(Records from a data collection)
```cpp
__global__ void k_build_segments(const TreeSizes *__restrict__ ts, const int4 *__restrict__ lk,
                                 SegTables T, int *__restrict__ start, int *__restrict__ nanc,
                                 int *__restrict__ anc)
{
  const int nelem = ts->nelem;
  int g = blockIdx.x * blockDim.x + threadIdx.x;
  int j = 0;
  while(j < T.ntab && g > T.ns[j])
    {
      g -= T.ns[j] + 1;
      j++;
    }
  if(j >= T.ntab)
    return;
  const int ns = T.ns[j], k = g;
  start += T.soff[j];
  nanc += T.noff[j];
  anc += (size_t) T.noff[j] * GHIP_MAXANC;
  long long chunk = ((long long) nelem + ns - 1) / ns;
  long long s0l = (long long) k * chunk;
  int s0 = (int) (s0l > nelem ? nelem : s0l);
  if(k == ns)
    s0 = nelem;
  start[k] = s0;
  if(k == ns)
    return;
  int na = 0, e = 0;
  while(e < s0)
    {
      int4 q = lk[e];
      if(!LK_IS_PARTICLE(q) && q.x > s0)
        {
          if(na < GHIP_MAXANC)
            anc[k * GHIP_MAXANC + na] = e;
          na++;
          e = e + 1;
        }
      else
        e = q.x;
    }
  nanc[k] = na < GHIP_MAXANC ? na : GHIP_MAXANC;
}

__global__ void k_combine_grav(int nt, WalkPlan plan, const int *__restrict__ tgt,
                               const int *__restrict__ perm, const double *__restrict__ pax,
                               const double *__restrict__ pay, const double *__restrict__ paz,
                               const int *__restrict__ pcost, int n, double *__restrict__ oacc,
                               int *__restrict__ ocost, int accumulate, int debug_max)
{
  int ti = blockIdx.x * blockDim.x + threadIdx.x;
  if(ti >= nt)
    return;
  const int bucket = ti >> 6, lane = ti & 63;
  const int w0 = plan.woff[bucket];
  int nsub = plan.nsub[bucket];
  if(w0 + nsub > plan.nwaves)
    nsub = plan.nwaves > w0 ? plan.nwaves - w0 : 0;
  double a0 = 0, a1 = 0, a2 = 0;
  int c = 0;
  for(int s = 0; s < nsub; s++)
    {
      size_t o = (size_t) (w0 + s) * 64 + lane;
      a0 += pax[o];
      a1 += pay[o];
      a2 += paz[o];
      c = debug_max ? (pcost[o] > c ? pcost[o] : c) : c + pcost[o];
    }
  int i = perm ? perm[tgt[ti]] : ti;
  if(accumulate)
    {
      oacc[i] += a0;
      oacc[(size_t) n + i] += a1;
      oacc[2 * (size_t) n + i] += a2;
      ocost[i] += c;
    }
  else
    {
      oacc[i] = a0;
      oacc[(size_t) n + i] = a1;
      oacc[2 * (size_t) n + i] = a2;
      ocost[i] = c;
    }
}

__global__ void k_combine_pair(int nt, WalkPlan pn, WalkPlan pe, const int *__restrict__ tgt,
                               const int *__restrict__ perm, const double *__restrict__ nax,
                               const double *__restrict__ nay, const double *__restrict__ naz,
                               const int *__restrict__ ncost, const double *__restrict__ eax,
                               const double *__restrict__ eay, const double *__restrict__ eaz,
                               const int *__restrict__ ecost, int n, double *__restrict__ oacc,
                               int *__restrict__ ocost)
{
  int ti = blockIdx.x * blockDim.x + threadIdx.x;
  if(ti >= nt)
    return;
  const int bucket = ti >> 6, lane = ti & 63;
  double a0 = 0, a1 = 0, a2 = 0, b0 = 0, b1 = 0, b2 = 0;
  int c = 0, d = 0;
// ... 75 lines not shown
```
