diff --git a/bdd_amd/csrc/kernels/narrow4.hpp b/bdd_amd/csrc/kernels/narrow4.hpp
--- a/bdd_amd/csrc/kernels/narrow4.hpp
+++ b/bdd_amd/csrc/kernels/narrow4.hpp
@@ -48,12 +48,18 @@
     uint32_t lb[HC + 1];
     P2 L[HC];
     P2 T[HC + 2];
+    REAL G[HC][4];
 #pragma unroll
     for (int i = 0; i < HC + 4; ++i) o[i] = 0;
 #pragma unroll
     for (int i = 0; i < HC + 1; ++i) lb[i] = 0;
-#pragma unroll
-    for (int i = 0; i < HC + 2; ++i) T[i] = P2{REAL(0), REAL(0)};
+    if constexpr (REBUILD_T) {
+#pragma unroll
+        for (int i = 0; i < HC; ++i) G[i][0] = G[i][1] = G[i][2] = G[i][3] = REAL(0);
+    } else {
+#pragma unroll
+        for (int i = 0; i < HC + 2; ++i) T[i] = P2{REAL(0), REAL(0)};
+    }
     auto ldrec = [&](uint32_t h) { return __builtin_amdgcn_raw_buffer_load_b128(rr, (uint32_t)lane * 16u, (rbase + h * 64u) * 16u, 0); };
     const uint32_t sink = (W + 2 * (uint32_t)lane) * S;
     u4v rA = u4v{0u, 0u, 0u, 0u}, rB = rA;
@@ -86,24 +92,27 @@
             rA = ldrec(hops - 1);
             rB = ldrec(hops >= 2 ? hops - 2 : 0);
 #pragma unroll
-            for (int h = HC - 1; h >= 1; --h) {
+            for (int h = HC - 1; h >= 0; --h) {
                 if ((uint32_t)h < hops) {
                     const u4v ra = rA;
                     rA = rB;
                     rB = ldrec(h >= 2 ? h - 2 : 0);
                     const uint32_t tc = ((h + 1) & 1) * BUF, tn = (h & 1) * BUF;
-                    const P2 c = L[h];
-                    const uint32_t flags = ra[2] >> 16;
                     const REAL tla = lds_ld<REAL>(sTw, tc + (ra[0] & 0xFFFFu)), tha = lds_ld<REAL>(sTw, tc + (ra[0] >> 16));
                     const REAL tlb = lds_ld<REAL>(sTw, tc + (ra[1] & 0xFFFFu)), thb = lds_ld<REAL>(sTw, tc + (ra[1] >> 16));
-                    const REAL ta = rmin(c.y + tha, c.x + tla);
-                    const REAL tb = rmin(c.y + thb, c.x + tlb);
-                    if (flags & LREC_REAL) lds_st<REAL>(sTw, tn + (ra[2] & 0xFFFFu), ta);
-                    if (flags & LREC_TWO) lds_st<REAL>(sTw, tn + (ra[2] & 0xFFFFu) + S, tb);
-                    wave_sync();
-                    T[h] = lds_ld<P2>(sTw, tn + 2u * (uint32_t)lane * S);
+                    G[h][0] = tla, G[h][1] = tha, G[h][2] = tlb, G[h][3] = thb;
+                    if (h >= 1) {
+                        const P2 c = L[h];
+                        const uint32_t flags = ra[2] >> 16;
+                        const REAL ta = rmin(c.y + tha, c.x + tla);
+                        const REAL tb = rmin(c.y + thb, c.x + tlb);
+                        if (flags & LREC_REAL) lds_st<REAL>(sTw, tn + (ra[2] & 0xFFFFu), ta);
+                        if (flags & LREC_TWO) lds_st<REAL>(sTw, tn + (ra[2] & 0xFFFFu) + S, tb);
+                        wave_sync();
+                    }
                 }
             }
+            BDDMMA_STAMP(p, 5);
         } else {
             if (2u * (uint32_t)lane < o[2] - o[1]) lds_st<P2>(sTw, BUF + 2u * (uint32_t)lane * S, T[1]);
         }
@@ -125,10 +134,15 @@
             const uint32_t flags = ra[2] >> 16;
             REAL fa, fb;
             lds_ld2(fa, fb, sFw, fc + (ra[2] & 0xFFFFu));
-            const REAL tla = lds_ld<REAL>(sTw, fn + (ra[0] & 0xFFFFu)), tha = lds_ld<REAL>(sTw, fn + (ra[0] >> 16));
-            const REAL tlb = lds_ld<REAL>(sTw, fn + (ra[1] & 0xFFFFu)), thb = lds_ld<REAL>(sTw, fn + (ra[1] >> 16));
+            REAL tla, tha, tlb, thb;
+            if constexpr (REBUILD_T) {
+                tla = G[h][0], tha = G[h][1], tlb = G[h][2], thb = G[h][3];
+            } else {
+                tla = lds_ld<REAL>(sTw, fn + (ra[0] & 0xFFFFu)), tha = lds_ld<REAL>(sTw, fn + (ra[0] >> 16));
+                tlb = lds_ld<REAL>(sTw, fn + (ra[1] & 0xFFFFu)), thb = lds_ld<REAL>(sTw, fn + (ra[1] >> 16));
+            }
             const P2 dd = lds_ld<P2>(dyn_lds, stg);
-            if (!(REBUILD_T && h == 0))
+            if constexpr (!REBUILD_T)
                 if (2u * (uint32_t)lane < o[h + 3] - o[h + 2]) lds_st<P2>(sTw, fc + 2u * (uint32_t)lane * S, T[h + 2]);
             lds_st<P2>(sFw, fn + 2u * (uint32_t)lane * S, P2{INF, INF});
             wave_sync();
diff --git a/bdd_amd/csrc/solver.hpp b/bdd_amd/csrc/solver.hpp
--- a/bdd_amd/csrc/solver.hpp
+++ b/bdd_amd/csrc/solver.hpp
@@ -71,6 +71,7 @@
     bool fused_small_history = false;
     bool nt_loads = false;
     bool pot_on_chip = false;
+    int onchip_hops = 0;
     virtual int run_plain(uint64_t max_iter, double tolerance, double slope, double time_limit, int verbose, bddmma_run_result* res) = 0;
     virtual int forward_mm(double omega, void* delta, int on_device) = 0;
     virtual int backward_mm(double omega, void* delta, int on_device) = 0;
diff --git a/bdd_amd/csrc/solver_impl.hpp b/bdd_amd/csrc/solver_impl.hpp
--- a/bdd_amd/csrc/solver_impl.hpp
+++ b/bdd_amd/csrc/solver_impl.hpp
@@ -498,7 +498,7 @@
             if (use_narrow3 && res_hdr_ok && !n3_nt && !(opts && (opts->variant_flags & 0x200000u))) {
                 uint32_t max_hops = 0;
                 for (uint32_t p = 0; p < nb_.n_packs; ++p) max_hops = std::max(max_hops, L.res.pack_hdr[8 * (size_t)p + 5] & 0xFFFFu);
-                onchip_hc = max_hops <= 10 ? 10 : max_hops <= 16 ? 16 : 0;
+                onchip_hc = max_hops <= 10 ? 10 : max_hops <= 12 ? 12 : max_hops <= 16 ? 16 : 0;
                 const uint32_t part = opts ? (opts->variant_flags >> 22) & 3u : 0u;
                 if (onchip_hc == 16) onchip_mode = 3;
                 if (part == 1 || part == 2) {
@@ -506,6 +506,7 @@
                     else onchip_hc = 0;
                 }
                 pot_on_chip = onchip_hc != 0;
+                onchip_hops = onchip_hc;
             }
         }
         if (wb_.n_packs) {
@@ -724,6 +725,10 @@
     RecFn onchip_fn(bool bwd, bool rebuild, bool store) const
     {
         if (onchip_hc == 16) return pick<4, 8>(wpb, [&](auto W) -> RecFn { return &k_bwd_narrow4<REAL, W.value, 16, true, true>; });
+        if (onchip_hc == 12)
+            return pick<4, 8>(wpb, [&](auto W) -> RecFn {
+                return bwd ? &k_bwd_narrow4<REAL, W.value, 12, true, false> : &k_fwd_narrow4<REAL, W.value, 12, true, false>;
+            });
         if (rebuild && !store)
             return pick<4, 8>(wpb, [&](auto W) -> RecFn {
                 return bwd ? &k_bwd_narrow4<REAL, W.value, 10, true, false> : &k_fwd_narrow4<REAL, W.value, 10, true, false>;
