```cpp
template <typename T, int NF, bool LAST, int WV>
__global__ __launch_bounds__(WV * 64) void wn_layer_kernel(const WnArgs a) {
  using O = Op<T>;
  using frag = typename O::frag;
  using quad = typename O::quad;
  extern __shared__ __attribute__((aligned(16))) char smem[];
  constexpr int FW = 1;
  constexpr int NT = NF * 16;
  constexpr int MF1 = 2 * FW, MF2 = LAST ? FW : 2 * FW;

  const int tid = threadIdx.x, lane = tid & 63, NTH = blockDim.x;
  const int wm = __builtin_amdgcn_readfirstlane(tid >> 6);
  const int lrow = lane & 15, lq = lane >> 4;
  const int b = blockIdx.y;
  const int q0 = blockIdx.x * NT;
  const int halo = a.taps - 1, left = halo / 2;
  const int R = NT + halo;
  const int rowbytes = a.HP * 2;
  const int cpr = a.HP >> 3;
  const Swz sm = swz_mode(cpr);
  char* acts = smem + R * rowbytes;
  const float* xb = a.x_in + (size_t)b * a.bs;
  const int Tb = ragged_len(a.rg, b, a.T), Tlo = ragged_lo(a.rg, b);
  if (q0 >= Tb) return;

  if (!QVC_ABL(0)) {
    const int total = R * cpr;
    constexpr int kU = 4;
    for (int base = tid; base < total; base += NTH * kU) {
      float4 v0[kU], v1[kU];
      int dst[kU];
#pragma unroll
      for (int u = 0; u < kU; ++u) {
        const int idx = base + u * NTH;
        const int r = idx / cpr, c8 = idx - r * cpr;
        const int ti = q0 - left + r;
        const bool ok = idx < total && ti >= Tlo && ti < Tb && (c8 * 8 < a.H);
        v0[u] = make_float4(0.f, 0.f, 0.f, 0.f); v1[u] = v0[u];
        if (ok) {
          const float4* p = reinterpret_cast<const float4*>(xb + (size_t)ti * a.H + c8 * 8);
          v0[u] = p[0]; v1[u] = p[1];
        }
        dst[u] = idx < total ? tile_at(0, r, c8, rowbytes, sm) : -1;
      }
#pragma unroll
      for (int u = 0; u < kU; ++u) {
        if (dst[u] < 0) continue;
        *reinterpret_cast<frag*>(smem + dst[u]) = cvt8<T>(v0[u], v1[u]);
      }
    }
  }
  __syncthreads();

  {
    f32x4 acc[MF1][NF];
    QVC_ZERO_ACC(acc);
    const frag* ap = static_cast<const frag*>(a.w_in) + ((size_t)wm * a.nIt1 * MF1) * 64 + lane;
    if (!QVC_ABL(1)) gemm_loop<T, MF1, NF, QVC_PF_WN>(acc, ap, a.nIt1, a.KS, 1, smem, rowbytes, sm, lrow, lq);
    const float* bb = a.bbias + (size_t)b * a.bbias_bs;
#pragma unroll
    for (int f = 0; f < FW; ++f) {
      const int ch0 = (wm * FW + f) * 16 + lq * 4;
      if (ch0 >= a.HP) continue;
      float4 bt = make_float4(0.f, 0.f, 0.f, 0.f), bs = bt;
      if (ch0 < a.H) { bt = *reinterpret_cast<const float4*>(bb + ch0); bs = *reinterpret_cast<const float4*>(bb + a.H + ch0); }
#pragma unroll
      for (int n = 0; n < NF; ++n) {
        const int j = n * 16 + lrow;
        quad o;
        if (ch0 < a.H) {
          o = gate4<T>(acc[f][n], acc[FW + f][n], bt, bs);
        } else {
          o[0] = o[1] = o[2] = o[3] = (T)0.f;
        }
        *reinterpret_cast<quad*>(tile_at(acts, j, ch0 >> 3, rowbytes, sm) + (ch0 & 7) * 2) = o;
      }
    }
  }
  __syncthreads();

  {
    f32x4 acc[MF2][NF];
    QVC_ZERO_ACC(acc);
    const frag* ap = static_cast<const frag*>(a.w_rs) + ((size_t)wm * a.KS * MF2) * 64 + lane;
    if (!QVC_ABL(2)) gemm_loop<T, MF2, NF, QVC_PF_WN>(acc, ap, a.KS, a.KS, 1, acts, rowbytes, sm, lrow, lq);
    float4 xin[FW][NF], oin[FW][NF];
#pragma unroll
    for (int f = 0; f < FW; ++f) {
      const int ch0 = (wm * FW + f) * 16 + lq * 4;
#pragma unroll
      for (int n = 0; n < NF; ++n) {
        const int q = q0 + n * 16 + lrow;
        const bool ok = ch0 < a.H && q < Tb && !QVC_ABL(3);
        const size_t off = (size_t)b * a.bs + (size_t)q * a.H + ch0;
        xin[f][n] = make_float4(0.f, 0.f, 0.f, 0.f); oin[f][n] = xin[f][n];
        if (ok) {
          if constexpr (!LAST) xin[f][n] = *reinterpret_cast<const float4*>(a.x_in + off);
          oin[f][n] = *reinterpret_cast<const float4*>(a.oacc + off);
        }
      }
    }
#pragma unroll
    for (int f = 0; f < FW; ++f) {
      const int ch0 = (wm * FW + f) * 16 + lq * 4;
      if (ch0 >= a.H || QVC_ABL(3)) continue;
      const float4 b0 = *reinterpret_cast<const float4*>(a.b_rs + ch0);
      float4 b1 = make_float4(0.f, 0.f, 0.f, 0.f);
      if constexpr (!LAST) b1 = *reinterpret_cast<const float4*>(a.b_rs + a.H + ch0);
#pragma unroll
      for (int n = 0; n < NF; ++n) {
        const int q = q0 + n * 16 + lrow;
        if (q >= Tb) continue;
        const size_t off = (size_t)b * a.bs + (size_t)q * a.H + ch0;
        float4 sk;
        if constexpr (!LAST) {
          const float4 xi = xin[f][n];
          *reinterpret_cast<float4*>(a.x_out + off) = make_float4(xi.x + acc[f][n][0] + b0.x, xi.y + acc[f][n][1] + b0.y,
                                                                  xi.z + acc[f][n][2] + b0.z, xi.w + acc[f][n][3] + b0.w);
          sk = make_float4(acc[FW + f][n][0] + b1.x, acc[FW + f][n][1] + b1.y, acc[FW + f][n][2] + b1.z, acc[FW + f][n][3] + b1.w);
        } else {
          sk = make_float4(acc[f][n][0] + b0.x, acc[f][n][1] + b0.y, acc[f][n][2] + b0.z, acc[f][n][3] + b0.w);
        }
        float4 o = oin[f][n];
        o.x += sk.x; o.y += sk.y; o.z += sk.z; o.w += sk.w;
        *reinterpret_cast<float4*>(a.oacc + off) = o;
      }
    }
  }
}


template <typename T, int NF, int PM, int WV>
__global__ __launch_bounds__(WV * 64) void wn_stack_kernel(const WnStackArgs a) {
  using O = Op<T>;
  using frag = typename O::frag;
  using quad = typename O::quad;
  extern __shared__ __attribute__((aligned(16))) char smem[];
  constexpr int FW = 1;
  constexpr int NB = NF * 16;
  constexpr int MF = 2 * FW;
  constexpr int OUTF = NF == 2 ? 16 : kWnOutFrames;
  constexpr int OLO = NF > 3 ? 1 : 0, ON = NF == 2 ? 2 : 3;

  const int tid = threadIdx.x, lane = tid & 63, NTH = blockDim.x;
  const int wm = __builtin_amdgcn_readfirstlane(tid >> 6);
  const int lrow = lane & 15, lq = lane >> 4;
  const int b = blockIdx.y;
  const int q0 = blockIdx.x * OUTF;
#ifdef QVC_STAMP
  unsigned long long* const st_ = a.stamps ? a.stamps + ((size_t)(blockIdx.y * gridDim.x + blockIdx.x) * 16 + wm) * 32 : nullptr;
  if (st_ && lane == 0) st_[27] = __builtin_amdgcn_s_memrealtime();
#endif
  QVC_ST(0);
  const int Tb = ragged_len(a.rg, b, a.T);
  const int Tlo = ragged_lo(a.rg, b);
  if (q0 >= Tb) return;
  const int left = (a.taps - 1) / 2;
  const int halo = left * a.layers;
  const int w0 = q0 - halo;
  const int rowbytes = a.HP * 2;
  const int cpr = a.HP >> 3;
  const Swz sm = swz_mode(cpr);
  const int R = NB + a.taps - 1;
  char* acts = smem + R * rowbytes;

  for (int i = tid; i < (R * rowbytes) >> 4; i += NTH) reinterpret_cast<uint4*>(smem)[i] = make_uint4(0u, 0u, 0u, 0u);

  f32x4 xr[FW][NF], outr[FW][ON];
  if (a.w_pre) {
    const int pcpr = a.pre_KS * 4;
    for (int i = tid; i < (NB * rowbytes) >> 4; i += NTH) reinterpret_cast<uint4*>(acts)[i] = make_uint4(0u, 0u, 0u, 0u);
    __syncthreads();
    const float* zb = a.z + (size_t)b * a.z_bs + a.pre_c0;
    for (int idx = tid; idx < NB * pcpr; idx += NTH) {
      const int r = idx / pcpr, c8 = idx - r * pcpr;
      const int q = w0 + r;
      if (q >= Tlo && q < Tb && c8 * 8 < a.pre_cin) {
        const float4* p = reinterpret_cast<const float4*>(zb + (size_t)q * a.z_ts + c8 * 8);
        *reinterpret_cast<frag*>(tile_at(acts, r, c8, rowbytes, sm)) = cvt8<T>(p[0], p[1]);
      }
    }
    __syncthreads();
    f32x4 pacc[FW][NF];
    QVC_ZERO_ACC(pacc);
    const frag* app = static_cast<const frag*>(a.w_pre) + ((size_t)wm * a.pre_KS * FW) * 64 + lane;
    gemm_loop<T, FW, NF, QVC_PF_STACK>(pacc, app, a.pre_KS, a.pre_KS, 1, acts, rowbytes, sm, lrow, lq);
#pragma unroll
    for (int f = 0; f < FW; ++f) {
      const int ch0 = (wm * FW + f) * 16 + lq * 4;
      float4 bp = make_float4(0.f, 0.f, 0.f, 0.f);
      if (ch0 < a.H) bp = *reinterpret_cast<const float4*>(a.b_pre + ch0);
#pragma unroll
      for (int n = 0; n < NF; ++n) {
        const int q = w0 + n * 16 + lrow;
        const bool in = ch0 < a.H && q >= Tlo && q < Tb;
        xr[f][n] = in ? f32x4{pacc[f][n][0] + bp.x, pacc[f][n][1] + bp.y, pacc[f][n][2] + bp.z, pacc[f][n][3] + bp.w}
                      : f32x4{0.f, 0.f, 0.f, 0.f};
      }
    }
  }
#pragma unroll
  for (int f = 0; f < FW; ++f) {
    const int ch0 = (wm * FW + f) * 16 + lq * 4;
#pragma unroll
    for (int n = 0; n < NF; ++n) {
      const int q = w0 + n * 16 + lrow;
      float4 v = make_float4(0.f, 0.f, 0.f, 0.f);
      if (!a.w_pre) {
        if (ch0 < a.H && q >= Tlo && q < Tb) v = *reinterpret_cast<const float4*>(a.x0 + (size_t)b * a.bs + (size_t)q * a.H + ch0);
        xr[f][n] = f32x4{v.x, v.y, v.z, v.w};
      }
      if (n >= OLO && n < OLO + ON) {
        float4 o = make_float4(0.f, 0.f, 0.f, 0.f);
        if (a.accum && ch0 < a.H && q >= q0 && q < q0 + OUTF && q < Tb)
          o = *reinterpret_cast<const float4*>(a.out + (size_t)b * a.bs + (size_t)q * a.H + ch0);
        outr[f][n - OLO] = f32x4{o.x, o.y, o.z, o.w};
      }
    }
  }
  __syncthreads();
  auto put_x = [&]() {
#pragma unroll
    for (int f = 0; f < FW; ++f) {
      const int ch0 = (wm * FW + f) * 16 + lq * 4;
      if (ch0 >= a.H) continue;
#pragma unroll
      for (int n = 0; n < NF; ++n) {
        const int r = n * 16 + lrow + left;
        quad h;
        h[0] = O::cvt(xr[f][n][0]); h[1] = O::cvt(xr[f][n][1]); h[2] = O::cvt(xr[f][n][2]); h[3] = O::cvt(xr[f][n][3]);
        *reinterpret_cast<quad*>(tile_at(smem, r, ch0 >> 3, rowbytes, sm) + (ch0 & 7) * 2) = h;
      }
    }
  };
  put_x();
  __syncthreads();
  QVC_ST(1);
// ... 404 lines not shown
```

Measured before the change: 1.462 billion samples/s.

## Use branch-free ring-buffered GEMM loop in rbpair kernel and set occupancy bounds

Adds gemm_loop_free, a software-pipelined MFMA loop that keeps a ring of prefetched weight fragments and double-buffered LDS B fragments. Prefetch indices are clamped to the last iteration and the tap/ks advance is written without branches, so the main loop runs without per-iteration conditionals and a short epilogue handles the remainder. The rbpair kernel uses this loop for both convolutions and gets a min-waves-per-SIMD launch bound from an estimated register count, which may force register limits or spills. The build also keeps the assembly for the conv sources so it can be inspected.

```diff
diff --git a/quickvc-official_amd/build.py b/quickvc-official_amd/build.py
--- a/quickvc-official_amd/build.py
+++ b/quickvc-official_amd/build.py
@@ -1,5 +1,6 @@
 from __future__ import annotations
 
+import glob
 import os
 import subprocess
 import sys
@@ -17,6 +18,7 @@
 ARCH = "gfx950"
 
 SOURCES = ["qvc_conv_f16.hip", "qvc_conv_bf16.hip", "qvc_wn2.hip", "qvc_chain.hip", "qvc_small.hip", "qvc_spk.hip", "qvc_mel.hip", "qvc_api.hip", "qvc_pack.cpp"]
+ASM_SOURCES = ["qvc_conv_f16.hip", "qvc_conv_bf16.hip"]
 HEADERS = ["qvc_plan.h", "qvc_kernels.h", "qvc_conv_impl.h", "qvc_wn2_impl.h", "qvc_chain_impl.h", "qvc_post_tail_impl.h", "qvc_tail_impl.h", "qvc_path.h", "qvc_stream.h", "qvc_pack_util.h", "qvc_launch_util.h"]
 
 
@@ -34,6 +36,13 @@
     if "-c" in cmd and "-o" in cmd and cmd[cmd.index("-o") + 1].endswith(".o"):
         with open(cmd[cmd.index("-o") + 1][:-2] + ".remarks.txt", "w") as f:
             f.write(res.stdout)
+    if "-save-temps=obj" in cmd:
+        base = cmd[cmd.index("-o") + 1][:-2]
+        for tmp in glob.glob(glob.escape(base) + "-hip-*") + glob.glob(glob.escape(base) + "-host-*") + glob.glob(glob.escape(base) + ".hip-hip-*"):
+            if tmp.endswith(f"-{ARCH}.s"):
+                os.replace(tmp, base + ".s")
+            else:
+                os.remove(tmp)
     return res.stdout
 
 
@@ -48,9 +57,10 @@
         s = os.path.join(CSRC, src)
         o = os.path.join(obj_dir, os.path.splitext(src)[0] + ".o")
         objs.append(o)
-        if force or not _newer(o, [s] + hdrs):
+        keep_asm = src in ASM_SOURCES and not variant
+        if force or not _newer(o, [s] + hdrs) or (keep_asm and not os.path.exists(o[:-2] + ".s")):
             jobs.append([HIPCC, f"--offload-arch={ARCH}", "-O3", "-std=c++17", "-fPIC", "-Rpass-analysis=kernel-resource-usage"] + extra +
-                        ["-c", s, "-o", o])
+                        (["-save-temps=obj"] if keep_asm else []) + ["-c", s, "-o", o])
     if jobs:
         with ThreadPoolExecutor(max_workers=min(len(jobs), 6)) as ex:
             for out in ex.map(_run, jobs):
diff --git a/quickvc-official_amd/csrc/qvc_conv_impl.h b/quickvc-official_amd/csrc/qvc_conv_impl.h
--- a/quickvc-official_amd/csrc/qvc_conv_impl.h
+++ b/quickvc-official_amd/csrc/qvc_conv_impl.h
@@ -244,6 +244,66 @@
   gemm_loop_primed<T, MF, NF, kPF, AS>(acc, ar, ap, nIt, KS, dil, tile, rowbytes, sm, colrow, lq);
 }
 
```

#### How to complete this task:
For every line above that holds the word "left", report the whole line.

#### Response below:
  const int halo = a.taps - 1, left = halo / 2;
        const int ti = q0 - left + r;
  const int left = (a.taps - 1) / 2;
  const int halo = left * a.layers;
        const int r = n * 16 + lrow + left;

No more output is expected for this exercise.